[[ Supplied material, beginning ]]
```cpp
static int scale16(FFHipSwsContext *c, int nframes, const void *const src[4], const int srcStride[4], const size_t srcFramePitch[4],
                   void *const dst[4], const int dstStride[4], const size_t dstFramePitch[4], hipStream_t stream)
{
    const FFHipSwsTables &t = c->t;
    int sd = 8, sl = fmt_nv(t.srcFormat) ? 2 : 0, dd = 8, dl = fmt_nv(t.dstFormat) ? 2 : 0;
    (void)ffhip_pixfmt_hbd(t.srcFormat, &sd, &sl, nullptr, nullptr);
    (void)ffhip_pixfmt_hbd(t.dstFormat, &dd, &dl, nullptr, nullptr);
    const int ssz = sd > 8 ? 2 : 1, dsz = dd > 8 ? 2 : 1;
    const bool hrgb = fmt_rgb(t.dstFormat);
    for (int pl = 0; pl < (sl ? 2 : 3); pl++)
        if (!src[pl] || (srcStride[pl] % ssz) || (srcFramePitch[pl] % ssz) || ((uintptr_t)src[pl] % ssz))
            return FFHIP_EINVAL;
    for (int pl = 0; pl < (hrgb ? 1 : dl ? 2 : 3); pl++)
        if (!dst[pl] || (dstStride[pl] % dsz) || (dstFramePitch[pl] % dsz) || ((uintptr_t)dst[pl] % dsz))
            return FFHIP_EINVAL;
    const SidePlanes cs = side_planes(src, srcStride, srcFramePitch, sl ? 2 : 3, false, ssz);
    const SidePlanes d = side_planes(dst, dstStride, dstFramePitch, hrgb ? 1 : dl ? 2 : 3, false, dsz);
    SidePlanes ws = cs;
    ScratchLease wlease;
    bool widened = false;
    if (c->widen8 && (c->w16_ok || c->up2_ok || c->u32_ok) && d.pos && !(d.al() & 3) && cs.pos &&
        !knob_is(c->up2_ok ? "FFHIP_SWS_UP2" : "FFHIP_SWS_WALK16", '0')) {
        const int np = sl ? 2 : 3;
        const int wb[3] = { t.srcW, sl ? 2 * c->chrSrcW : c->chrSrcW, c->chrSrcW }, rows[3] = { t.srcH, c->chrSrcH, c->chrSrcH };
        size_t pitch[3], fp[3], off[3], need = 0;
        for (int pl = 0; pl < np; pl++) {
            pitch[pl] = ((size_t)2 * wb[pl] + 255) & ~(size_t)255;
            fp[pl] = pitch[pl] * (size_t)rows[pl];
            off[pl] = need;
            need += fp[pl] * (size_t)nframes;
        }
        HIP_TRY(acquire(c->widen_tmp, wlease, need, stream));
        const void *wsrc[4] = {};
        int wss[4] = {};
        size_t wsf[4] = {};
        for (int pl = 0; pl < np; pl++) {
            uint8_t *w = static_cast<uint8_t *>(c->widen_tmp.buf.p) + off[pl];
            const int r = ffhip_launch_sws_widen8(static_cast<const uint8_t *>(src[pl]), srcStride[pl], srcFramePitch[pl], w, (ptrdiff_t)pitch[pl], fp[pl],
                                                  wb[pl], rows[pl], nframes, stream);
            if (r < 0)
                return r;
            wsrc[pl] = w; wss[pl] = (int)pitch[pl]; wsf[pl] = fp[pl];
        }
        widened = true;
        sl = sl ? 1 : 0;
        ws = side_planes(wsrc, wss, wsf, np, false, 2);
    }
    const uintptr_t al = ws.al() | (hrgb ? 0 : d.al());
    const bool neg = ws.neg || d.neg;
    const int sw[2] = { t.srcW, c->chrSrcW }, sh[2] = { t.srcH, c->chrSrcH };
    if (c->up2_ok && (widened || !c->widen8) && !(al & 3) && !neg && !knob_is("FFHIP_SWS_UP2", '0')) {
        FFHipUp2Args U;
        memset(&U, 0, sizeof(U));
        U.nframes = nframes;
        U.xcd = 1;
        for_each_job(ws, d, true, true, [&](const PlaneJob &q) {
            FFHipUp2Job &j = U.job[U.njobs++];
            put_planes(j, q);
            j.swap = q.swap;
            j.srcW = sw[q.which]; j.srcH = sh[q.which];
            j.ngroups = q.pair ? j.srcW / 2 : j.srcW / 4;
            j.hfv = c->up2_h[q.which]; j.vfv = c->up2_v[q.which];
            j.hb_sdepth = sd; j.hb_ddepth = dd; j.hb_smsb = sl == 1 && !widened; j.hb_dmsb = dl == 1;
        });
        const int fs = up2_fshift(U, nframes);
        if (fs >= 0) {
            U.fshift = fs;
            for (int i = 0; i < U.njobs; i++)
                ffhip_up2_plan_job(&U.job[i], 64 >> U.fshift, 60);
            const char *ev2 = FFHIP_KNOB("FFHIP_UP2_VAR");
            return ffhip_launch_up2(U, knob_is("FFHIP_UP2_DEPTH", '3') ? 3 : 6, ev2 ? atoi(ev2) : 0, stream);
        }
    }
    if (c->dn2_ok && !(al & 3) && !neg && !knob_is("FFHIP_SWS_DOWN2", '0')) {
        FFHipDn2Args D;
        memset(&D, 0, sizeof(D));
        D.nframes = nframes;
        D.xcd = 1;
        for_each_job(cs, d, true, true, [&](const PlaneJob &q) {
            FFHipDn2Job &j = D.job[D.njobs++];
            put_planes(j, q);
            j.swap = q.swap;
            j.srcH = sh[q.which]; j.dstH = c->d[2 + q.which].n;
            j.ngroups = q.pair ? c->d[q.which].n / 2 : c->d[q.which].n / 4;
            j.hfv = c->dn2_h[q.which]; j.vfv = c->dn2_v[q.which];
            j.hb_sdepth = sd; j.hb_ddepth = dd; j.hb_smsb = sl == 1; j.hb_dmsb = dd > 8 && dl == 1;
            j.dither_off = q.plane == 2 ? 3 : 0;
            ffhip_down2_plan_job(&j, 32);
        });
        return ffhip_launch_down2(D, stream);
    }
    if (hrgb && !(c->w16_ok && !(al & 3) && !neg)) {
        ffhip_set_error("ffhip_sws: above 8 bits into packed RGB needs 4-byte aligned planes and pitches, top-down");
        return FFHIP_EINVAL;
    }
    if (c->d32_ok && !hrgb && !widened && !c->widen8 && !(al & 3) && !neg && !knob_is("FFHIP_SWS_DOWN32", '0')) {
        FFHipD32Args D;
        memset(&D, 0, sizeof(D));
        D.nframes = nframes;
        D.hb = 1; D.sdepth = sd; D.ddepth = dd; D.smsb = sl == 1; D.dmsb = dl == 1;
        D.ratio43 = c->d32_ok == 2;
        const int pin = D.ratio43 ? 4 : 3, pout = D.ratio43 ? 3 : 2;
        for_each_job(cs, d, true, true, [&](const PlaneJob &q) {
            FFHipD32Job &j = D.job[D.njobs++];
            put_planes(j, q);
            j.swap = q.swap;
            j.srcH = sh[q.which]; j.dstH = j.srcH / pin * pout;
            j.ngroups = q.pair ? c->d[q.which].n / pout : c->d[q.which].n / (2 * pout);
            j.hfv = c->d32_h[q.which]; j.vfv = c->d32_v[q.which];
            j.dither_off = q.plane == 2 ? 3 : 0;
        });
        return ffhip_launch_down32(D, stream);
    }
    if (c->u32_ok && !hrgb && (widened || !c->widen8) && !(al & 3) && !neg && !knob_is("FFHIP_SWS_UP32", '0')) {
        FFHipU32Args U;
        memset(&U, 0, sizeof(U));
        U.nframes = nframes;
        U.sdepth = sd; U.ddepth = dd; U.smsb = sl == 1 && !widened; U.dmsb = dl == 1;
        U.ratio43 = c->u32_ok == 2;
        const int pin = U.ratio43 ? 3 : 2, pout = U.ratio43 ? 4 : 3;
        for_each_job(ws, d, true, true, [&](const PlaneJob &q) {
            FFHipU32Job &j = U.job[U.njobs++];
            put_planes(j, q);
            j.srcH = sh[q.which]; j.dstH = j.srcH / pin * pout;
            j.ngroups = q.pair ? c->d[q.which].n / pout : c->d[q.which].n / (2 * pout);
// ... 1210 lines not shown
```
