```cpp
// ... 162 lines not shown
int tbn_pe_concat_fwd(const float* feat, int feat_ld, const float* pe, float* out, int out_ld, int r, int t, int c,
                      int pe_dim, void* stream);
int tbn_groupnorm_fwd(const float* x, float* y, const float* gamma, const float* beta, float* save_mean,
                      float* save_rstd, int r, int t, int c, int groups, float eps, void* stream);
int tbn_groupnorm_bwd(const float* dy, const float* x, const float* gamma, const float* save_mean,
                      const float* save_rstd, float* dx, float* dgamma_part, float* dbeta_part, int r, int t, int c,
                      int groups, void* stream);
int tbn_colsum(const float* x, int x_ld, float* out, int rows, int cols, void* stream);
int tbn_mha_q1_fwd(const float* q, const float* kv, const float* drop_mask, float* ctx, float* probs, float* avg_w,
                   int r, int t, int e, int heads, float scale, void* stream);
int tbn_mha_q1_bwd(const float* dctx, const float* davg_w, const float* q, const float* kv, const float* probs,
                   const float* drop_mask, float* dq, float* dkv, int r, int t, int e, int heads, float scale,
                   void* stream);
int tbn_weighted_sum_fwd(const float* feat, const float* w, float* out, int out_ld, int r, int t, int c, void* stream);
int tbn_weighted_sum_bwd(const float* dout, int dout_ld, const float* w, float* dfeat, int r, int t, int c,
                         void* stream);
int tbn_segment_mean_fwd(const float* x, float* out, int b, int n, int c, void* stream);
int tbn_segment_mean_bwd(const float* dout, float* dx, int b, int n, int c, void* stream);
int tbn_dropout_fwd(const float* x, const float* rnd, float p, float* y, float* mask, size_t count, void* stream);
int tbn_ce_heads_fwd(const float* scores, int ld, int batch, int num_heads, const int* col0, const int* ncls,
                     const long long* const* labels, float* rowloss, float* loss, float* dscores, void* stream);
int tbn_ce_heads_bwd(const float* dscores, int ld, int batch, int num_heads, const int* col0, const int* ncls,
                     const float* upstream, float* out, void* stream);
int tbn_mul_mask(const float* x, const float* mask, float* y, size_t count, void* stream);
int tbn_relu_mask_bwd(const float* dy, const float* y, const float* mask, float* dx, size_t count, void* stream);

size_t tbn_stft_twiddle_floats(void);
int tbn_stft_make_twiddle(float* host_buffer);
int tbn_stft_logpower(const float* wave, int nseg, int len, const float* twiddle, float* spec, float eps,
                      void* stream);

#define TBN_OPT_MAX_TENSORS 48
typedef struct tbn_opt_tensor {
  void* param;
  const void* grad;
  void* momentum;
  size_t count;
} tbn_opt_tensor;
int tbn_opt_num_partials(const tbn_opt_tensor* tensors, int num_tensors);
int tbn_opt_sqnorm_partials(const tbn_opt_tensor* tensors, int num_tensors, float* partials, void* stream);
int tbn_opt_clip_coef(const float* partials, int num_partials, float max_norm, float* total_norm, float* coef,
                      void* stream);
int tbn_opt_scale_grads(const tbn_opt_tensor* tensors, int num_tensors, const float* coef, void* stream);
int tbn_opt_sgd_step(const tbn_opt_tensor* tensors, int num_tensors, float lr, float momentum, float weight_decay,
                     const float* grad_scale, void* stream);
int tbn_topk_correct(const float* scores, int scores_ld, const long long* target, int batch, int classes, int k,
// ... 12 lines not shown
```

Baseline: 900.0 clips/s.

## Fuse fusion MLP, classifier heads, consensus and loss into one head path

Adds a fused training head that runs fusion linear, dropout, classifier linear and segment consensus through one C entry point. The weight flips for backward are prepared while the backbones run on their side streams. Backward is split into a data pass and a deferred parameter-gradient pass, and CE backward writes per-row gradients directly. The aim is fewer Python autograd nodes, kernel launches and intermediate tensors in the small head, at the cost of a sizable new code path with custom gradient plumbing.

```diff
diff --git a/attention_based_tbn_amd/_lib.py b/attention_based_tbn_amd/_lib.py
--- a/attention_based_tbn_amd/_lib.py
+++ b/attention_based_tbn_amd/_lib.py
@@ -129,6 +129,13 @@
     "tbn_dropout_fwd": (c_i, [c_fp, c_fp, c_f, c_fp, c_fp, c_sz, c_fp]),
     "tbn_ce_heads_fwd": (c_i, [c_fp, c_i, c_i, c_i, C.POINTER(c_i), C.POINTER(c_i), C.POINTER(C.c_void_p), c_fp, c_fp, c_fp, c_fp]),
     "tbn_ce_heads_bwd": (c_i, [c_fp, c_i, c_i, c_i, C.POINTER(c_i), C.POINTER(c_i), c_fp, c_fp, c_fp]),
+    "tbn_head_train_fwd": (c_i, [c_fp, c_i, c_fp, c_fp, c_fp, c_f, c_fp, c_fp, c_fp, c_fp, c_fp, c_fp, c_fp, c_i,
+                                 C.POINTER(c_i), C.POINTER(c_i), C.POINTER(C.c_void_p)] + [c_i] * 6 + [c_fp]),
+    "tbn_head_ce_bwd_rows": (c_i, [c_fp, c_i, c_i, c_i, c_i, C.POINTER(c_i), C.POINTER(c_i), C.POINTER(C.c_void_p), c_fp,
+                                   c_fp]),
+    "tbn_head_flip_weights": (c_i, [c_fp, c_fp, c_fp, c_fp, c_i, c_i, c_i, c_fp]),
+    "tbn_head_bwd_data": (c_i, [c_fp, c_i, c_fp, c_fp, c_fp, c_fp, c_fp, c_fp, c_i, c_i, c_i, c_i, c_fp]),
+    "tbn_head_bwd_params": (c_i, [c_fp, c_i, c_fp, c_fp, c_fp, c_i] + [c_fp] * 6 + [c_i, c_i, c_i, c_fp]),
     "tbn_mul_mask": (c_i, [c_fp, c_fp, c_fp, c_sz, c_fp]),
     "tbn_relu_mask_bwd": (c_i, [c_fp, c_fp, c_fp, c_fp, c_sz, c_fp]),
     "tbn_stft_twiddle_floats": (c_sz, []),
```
[[ Supplied material, end ]]
[Problem requirements] In the listing above, find each line where "dstStride" occurs and copy it.

[Solved exercise]
                   void *const dst[4], const int dstStride[4], const size_t dstFramePitch[4], hipStream_t stream)
        if (!dst[pl] || (dstStride[pl] % dsz) || (dstFramePitch[pl] % dsz) || ((uintptr_t)dst[pl] % dsz))
    const SidePlanes d = side_planes(dst, dstStride, dstFramePitch, hrgb ? 1 : dl ? 2 : 3, false, dsz);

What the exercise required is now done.